Dataset extract section start

void mivit_set_error(const char *fmt, ...);
#define MIVIT_FAIL(...)                 \
    do {                                \
        mivit_set_error(__VA_ARGS__);   \
        return 1;                       \
    } while (0)
#define MIVIT_CHECK(cond, ...)          \
    do {                                \
        if (!(cond)) MIVIT_FAIL(__VA_ARGS__); \
    } while (0)
#define MIVIT_HIP(call)                                                                       \
    do {                                                                                      \
        hipError_t e_ = (call);                                                               \
        if (e_ != hipSuccess) MIVIT_FAIL("%s failed: %s (%s:%d)", #call, hipGetErrorString(e_), __FILE__, __LINE__); \
    } while (0)
#define MIVIT_LAUNCH_CHECK()                                                                  \
    do {                                                                                      \
        hipError_t e_ = hipGetLastError();                                                    \
        if (e_ != hipSuccess) MIVIT_FAIL("kernel launch failed: %s (%s:%d)", hipGetErrorString(e_), __FILE__, __LINE__); \
    } while (0)

template <int KIND>
struct h16 {
    uint16_t v;
};
typedef h16<0> bf16;
typedef h16<1> f16;

typedef __attribute__((ext_vector_type(4))) float f32x4;
typedef __attribute__((ext_vector_type(8))) __bf16 bf16x8;
typedef __attribute__((ext_vector_type(8))) _Float16 f16x8;

__device__ __forceinline__ float to_f32(float x) { return x; }
__device__ __forceinline__ float to_f32(bf16 x) { return __uint_as_float(((uint32_t)x.v) << 16); }
__device__ __forceinline__ float to_f32(f16 x) { return (float)__builtin_bit_cast(_Float16, x.v); }

template <typename T>
__device__ __forceinline__ T from_f32(float x);
template <>
__device__ __forceinline__ float from_f32<float>(float x) {
    return x;
}
template <>
__device__ __forceinline__ bf16 from_f32<bf16>(float x) {
    __bf16 b = (__bf16)x;
    bf16 r;
    r.v = __builtin_bit_cast(unsigned short, b);
    return r;
}

static inline size_t dtype_size(int dtype) { return dtype == MIVIT_F32 ? 4 : 2; }

__device__ __forceinline__ float act_fwd(int act, float u) {
    switch (act) {
        case MIVIT_ACT_RELU: return u > 0.f ? u : 0.f;
        case MIVIT_ACT_LEAKY_RELU: return u > 0.f ? u : 0.01f * u;
        case MIVIT_ACT_GELU: return 0.5f * u * (1.f + erff(u * 0.70710678118654752f));
        default: return u;
    }
}
__device__ __forceinline__ float act_bwd(int act, float saved) {
    switch (act) {
        case MIVIT_ACT_RELU: return saved > 0.f ? 1.f : 0.f;
        case MIVIT_ACT_LEAKY_RELU: return saved > 0.f ? 1.f : 0.01f;
        case MIVIT_ACT_GELU: {
            const float u = saved;
            const float cdf = 0.5f * (1.f + erff(u * 0.70710678118654752f));
            const float pdf = 0.3989422804014327f * __expf(-0.5f * u * u);
            return cdf + u * pdf;
        }
        default: return 1.f;
    }
}

template <typename T>
struct Mma;

template <>
struct Mma<float> {
    static constexpr int KS = 4;
    typedef float Frag;
    static __device__ __forceinline__ Frag load(const float *img, int rs, int ks, int r0, int k0, int lane) {
        return img[(r0 + (lane & 15)) * rs + (k0 + (lane >> 4)) * ks];
    }
    static __device__ __forceinline__ f32x4 mma(Frag a, Frag b, f32x4 c) {
        return __builtin_amdgcn_mfma_f32_16x16x4f32(a, b, c, 0, 0, 0);
    }
};

template <>
struct Mma<bf16> {
    static constexpr int KS = 32;
    typedef bf16x8 Frag;
    static __device__ __forceinline__ Frag load(const bf16 *img, int rs, int , int r0, int k0, int lane) {
        return *reinterpret_cast<const bf16x8 *>(img + (r0 + (lane & 15)) * rs + k0 + 8 * (lane >> 4));
    }
    static __device__ __forceinline__ f32x4 mma(Frag a, Frag b, f32x4 c) {
        return __builtin_amdgcn_mfma_f32_16x16x32_bf16(a, b, c, 0, 0, 0);
    }
};

template <>
struct Mma<f16> {
    static constexpr int KS = 32;
    typedef f16x8 Frag;
    static __device__ __forceinline__ Frag load(const f16 *img, int rs, int , int r0, int k0, int lane) {
        return *reinterpret_cast<const f16x8 *>(img + (r0 + (lane & 15)) * rs + k0 + 8 * (lane >> 4));
    }
    static __device__ __forceinline__ f32x4 mma(Frag a, Frag b, f32x4 c) {
        return __builtin_amdgcn_mfma_f32_16x16x32_f16(a, b, c, 0, 0, 0);
    }
};

template <int CTRL>
__device__ __forceinline__ float dpp_mov(float v) {
    return __builtin_bit_cast(float, __builtin_amdgcn_update_dpp(0, __builtin_bit_cast(int, v), CTRL, 0xf, 0xf, false));
}
__device__ __forceinline__ float row16_sum(float v) {
    v += dpp_mov<0x128>(v); v += dpp_mov<0x124>(v); v += dpp_mov<0x122>(v); return v + dpp_mov<0x121>(v);
}
__device__ __forceinline__ float row16_max(float v) {
    v = fmaxf(v, dpp_mov<0x128>(v)); v = fmaxf(v, dpp_mov<0x124>(v)); v = fmaxf(v, dpp_mov<0x122>(v)); return fmaxf(v, dpp_mov<0x121>(v));
}
__device__ __forceinline__ void rows_swap32(float &a, float &b) { asm volatile("s_nop 1\n\tv_permlane32_swap_b32 %0, %1\n\ts_nop 1" : "+v"(a), "+v"(b)); }
__device__ __forceinline__ void rows_swap16(float &a, float &b) { asm volatile("s_nop 1\n\tv_permlane16_swap_b32 %0, %1\n\ts_nop 1" : "+v"(a), "+v"(b)); }
__device__ __forceinline__ float rows4_sum(float v) {
    float a = v, b = v;
    rows_swap32(a, b);
    float t = a + b, c = t;
    rows_swap16(t, c);
    return t + c;
}
__device__ __forceinline__ float rows4_max(float v) {
    float a = v, b = v;
    rows_swap32(a, b);
    float t = fmaxf(a, b), c = t;
    rows_swap16(t, c);
    return fmaxf(t, c);
}

__device__ __forceinline__ float wave_sum(float v) {
#pragma unroll
    for (int o = 32; o > 0; o >>= 1) v += __shfl_xor(v, o, 64);
    return v;
}
__device__ __forceinline__ float wave_max(float v) {
#pragma unroll
    for (int o = 32; o > 0; o >>= 1) v = fmaxf(v, __shfl_xor(v, o, 64));
    return v;
}

template <>
__device__ __forceinline__ f16 from_f32<f16>(float x) {
    f16 r;
    r.v = __builtin_bit_cast(unsigned short, (_Float16)x);
    return r;
}
__device__ __forceinline__ void load16(const float *p, float *out) {
    const float4 v = *reinterpret_cast<const float4 *>(p);
    out[0] = v.x; out[1] = v.y; out[2] = v.z; out[3] = v.w;
}
__device__ __forceinline__ void load16(const bf16 *p, float *out) {
    const uint4 v = *reinterpret_cast<const uint4 *>(p);
    const uint32_t w[4] = {v.x, v.y, v.z, v.w};
#pragma unroll
    for (int i = 0; i < 4; ++i) {
        out[2 * i] = __uint_as_float(w[i] << 16);
        out[2 * i + 1] = __uint_as_float(w[i] & 0xffff0000u);
    }
}
__device__ __forceinline__ void load16(const f16 *p, float *out) {
    const f16x8 v = *reinterpret_cast<const f16x8 *>(p);
#pragma unroll
    for (int i = 0; i < 8; ++i) out[i] = (float)v[i];
}
__device__ __forceinline__ void store16(f16 *p, const float *v) {
    f16x8 o;
#pragma unroll
    for (int i = 0; i < 8; ++i) o[i] = (_Float16)v[i];
    *reinterpret_cast<f16x8 *>(p) = o;
}
__device__ __forceinline__ void store16(float *p, const float *v) {
    *reinterpret_cast<float4 *>(p) = make_float4(v[0], v[1], v[2], v[3]);
}
__device__ __forceinline__ void store16(bf16 *p, const float *v) {
    uint32_t w[4];
#pragma unroll
    for (int i = 0; i < 4; ++i)
        w[i] = (uint32_t)from_f32<bf16>(v[2 * i]).v | ((uint32_t)from_f32<bf16>(v[2 * i + 1]).v << 16);
    *reinterpret_cast<uint4 *>(p) = make_uint4(w[0], w[1], w[2], w[3]);
}

static inline int ceil_div(int a, int b) { return (a + b - 1) / b; }
static inline size_t align_up(size_t x, size_t a) { return (x + a - 1) / a * a; }

struct LinearFwdArgs {
    int dtype;
    const void *x; int x_is_f32; int64_t ldx;
    const void *W; int w_is_bf16;
    const float *bias;
    int M, N, K, act;
    const void *resid; int64_t ldr;
    void *y; int64_t ldy; void *y_preact;
    int map_rows, map_stride, map_off;
    int y_is_f32;
};
int launch_linear_fwd(const LinearFwdArgs &a, hipStream_t s);

struct LinearDgradArgs {
    int dtype;
    const void *dy; int dy_is_f32; int64_t lddy;
    const void *W; int w_is_bf16;
    int M, N, K;
    int act; const void *saved; int64_t lds;
    const void *dres; int64_t lddr;
    void *dx; int64_t lddx; int dx_is_f32;
};
int launch_linear_dgrad(const LinearDgradArgs &a, hipStream_t s);

struct LinearWgradArgs {
    int dtype;
    const void *dy; int dy_is_f32; int64_t lddy;
    const void *x; int x_is_f32; int64_t ldx;
    int M, N, K;
    float *dW; float *db; int accumulate;
    void *ws; size_t ws_bytes;
};
size_t linear_wgrad_ws_bytes(int M, int N, int K);
int launch_linear_wgrad(const LinearWgradArgs &a, hipStream_t s);

struct LayerNormFwdArgs {
    int dtype;
    const void *z; int64_t ldz; const float *gamma; const float *beta;
    int M, E;
    void *y; int64_t ldy; int rows_per_seq, out_seq_stride, out_row_off;
    const float *pos; float *mean; float *rstd;
    int in_rows, in_stride, in_off;
};
int launch_layernorm_fwd(const LayerNormFwdArgs &a, hipStream_t s);

struct LayerNormBwdArgs {
    int dtype;
    const void *dy; int64_t lddy; const void *z; int64_t ldz;
    const float *gamma; const float *mean; const float *rstd;
    int M, E;
    int rows_per_seq, in_seq_stride, in_row_off;
    int z_rows, z_stride, z_off;
    void *dz; int64_t lddz;
    float *dgamma; float *dbeta; int accumulate;
    float *dzsum;
    void *ws; size_t ws_bytes;
};
size_t layernorm_bwd_ws_bytes(int M, int E);
int launch_layernorm_bwd(const LayerNormBwdArgs &a, hipStream_t s);

int launch_attention_fwd(int dtype, const void *qkv, int B, int S, int H, int Dh, void *ctx, hipStream_t s);
int launch_attention_bwd(int dtype, const void *qkv, const void *dctx, int B, int S, int H, int Dh, void *dqkv,
                         hipStream_t s);
int attention_max_seq(int dtype, int Dh);
bool attention_fast_supported(int dtype, int S, int Dh);
int launch_attention_fwd_fast(const void *qkv, int B, int S, int H, int Dh, void *ctx, hipStream_t s);
int launch_attention_bwd_fast(const void *qkv, const void *dctx, int B, int S, int H, int Dh, void *dqkv, hipStream_t s);

bool embed_dma_supported(int dtype, int M, int K, int E);
int launch_embed_fwd_dma(const float *X, const void *W_bf16, const float *bias, void *Y, int M, int K, int E, hipStream_t s);
size_t embed_wgrad_dma_ws_bytes(int M, int K, int E);
int launch_embed_wgrad_dma(const void *dY_bf16, const float *X, float *dW, int M, int K, int E, void *ws, size_t ws_bytes,
                           hipStream_t s);

bool rowstream_supported(int M, int N, int K, bool dgrad, int64_t lda, int64_t ldw, const void *A, const void *W);
int launch_rowstream(bool dgrad, const void *A, int64_t lda, const void *W_bf16, int64_t ldw, int M, int N, int K,
                     const float *bias, int act, const void *dact, int64_t ldd, int dact_kind, const void *resid,
                     int64_t ldr, void *Cout, int64_t ldc, void *C2, const float *gamma, const float *beta, void *Y,
                     int64_t ldy, float *mean, float *rstd, hipStream_t s);

bool wavestream_supported(int M, int N, int K, bool dgrad, int64_t lda, int64_t ldw, const void *A, const void *W);
int launch_wavestream(bool dgrad, const void *A, int64_t lda, const void *W_bf16, int64_t ldw, int M, int N, int K,
                      const float *bias, int act, const void *dact, int64_t ldd, int dact_kind, const void *resid,
                      int64_t ldr, void *Cout, int64_t ldc, void *C2, const float *gamma, const float *beta, void *Y,
                      int64_t ldy, float *mean, float *rstd, hipStream_t s);

bool gemm_dma_supported(int M, int NC, int KC, bool dgrad);
int launch_gemm_dma_fwd(const void *x, int64_t ldx, const void *W_bf16, const float *bias, int M, int N, int K, int act,
                        const void *resid, int64_t ldr, void *y, int64_t ldy, void *y_preact, hipStream_t s);
int launch_gemm_dma_dgrad(const void *dy, int64_t lddy, const void *W_bf16, int M, int N, int K, int act, const void *saved,
                          int64_t lds, const void *dres, int64_t lddr, void *dx, int64_t lddx, hipStream_t s);

bool wgrad_dma_supported(int M, int N, int K, int64_t lddy, int64_t ldx, const void *dy, const void *x);
size_t wgrad_dma_ws_bytes(int M, int N, int K);
int launch_wgrad_dma(const void *dy, int64_t lddy, const void *x, int64_t ldx, int M, int N, int K, float *dW, float *db,
                     void *ws, size_t ws_bytes, hipStream_t s);

bool wgrad_small_supported(int M, int N, int K, int64_t lddy, int64_t ldx, const void *dy, const void *x);
size_t wgrad_small_ws_bytes(int M, int N, int K);
int launch_wgrad_small(const void *dy, int64_t lddy, const void *x, int64_t ldx, int M, int N, int K, float *dW, float *db,
                       void *ws, size_t ws_bytes, hipStream_t s);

Dataset extract section end

**Task description:**
Would you copy each line of the records that contains "short"?

**Answer below:**
    r.v = __builtin_bit_cast(unsigned short, b);
    r.v = __builtin_bit_cast(unsigned short, (_Float16)x);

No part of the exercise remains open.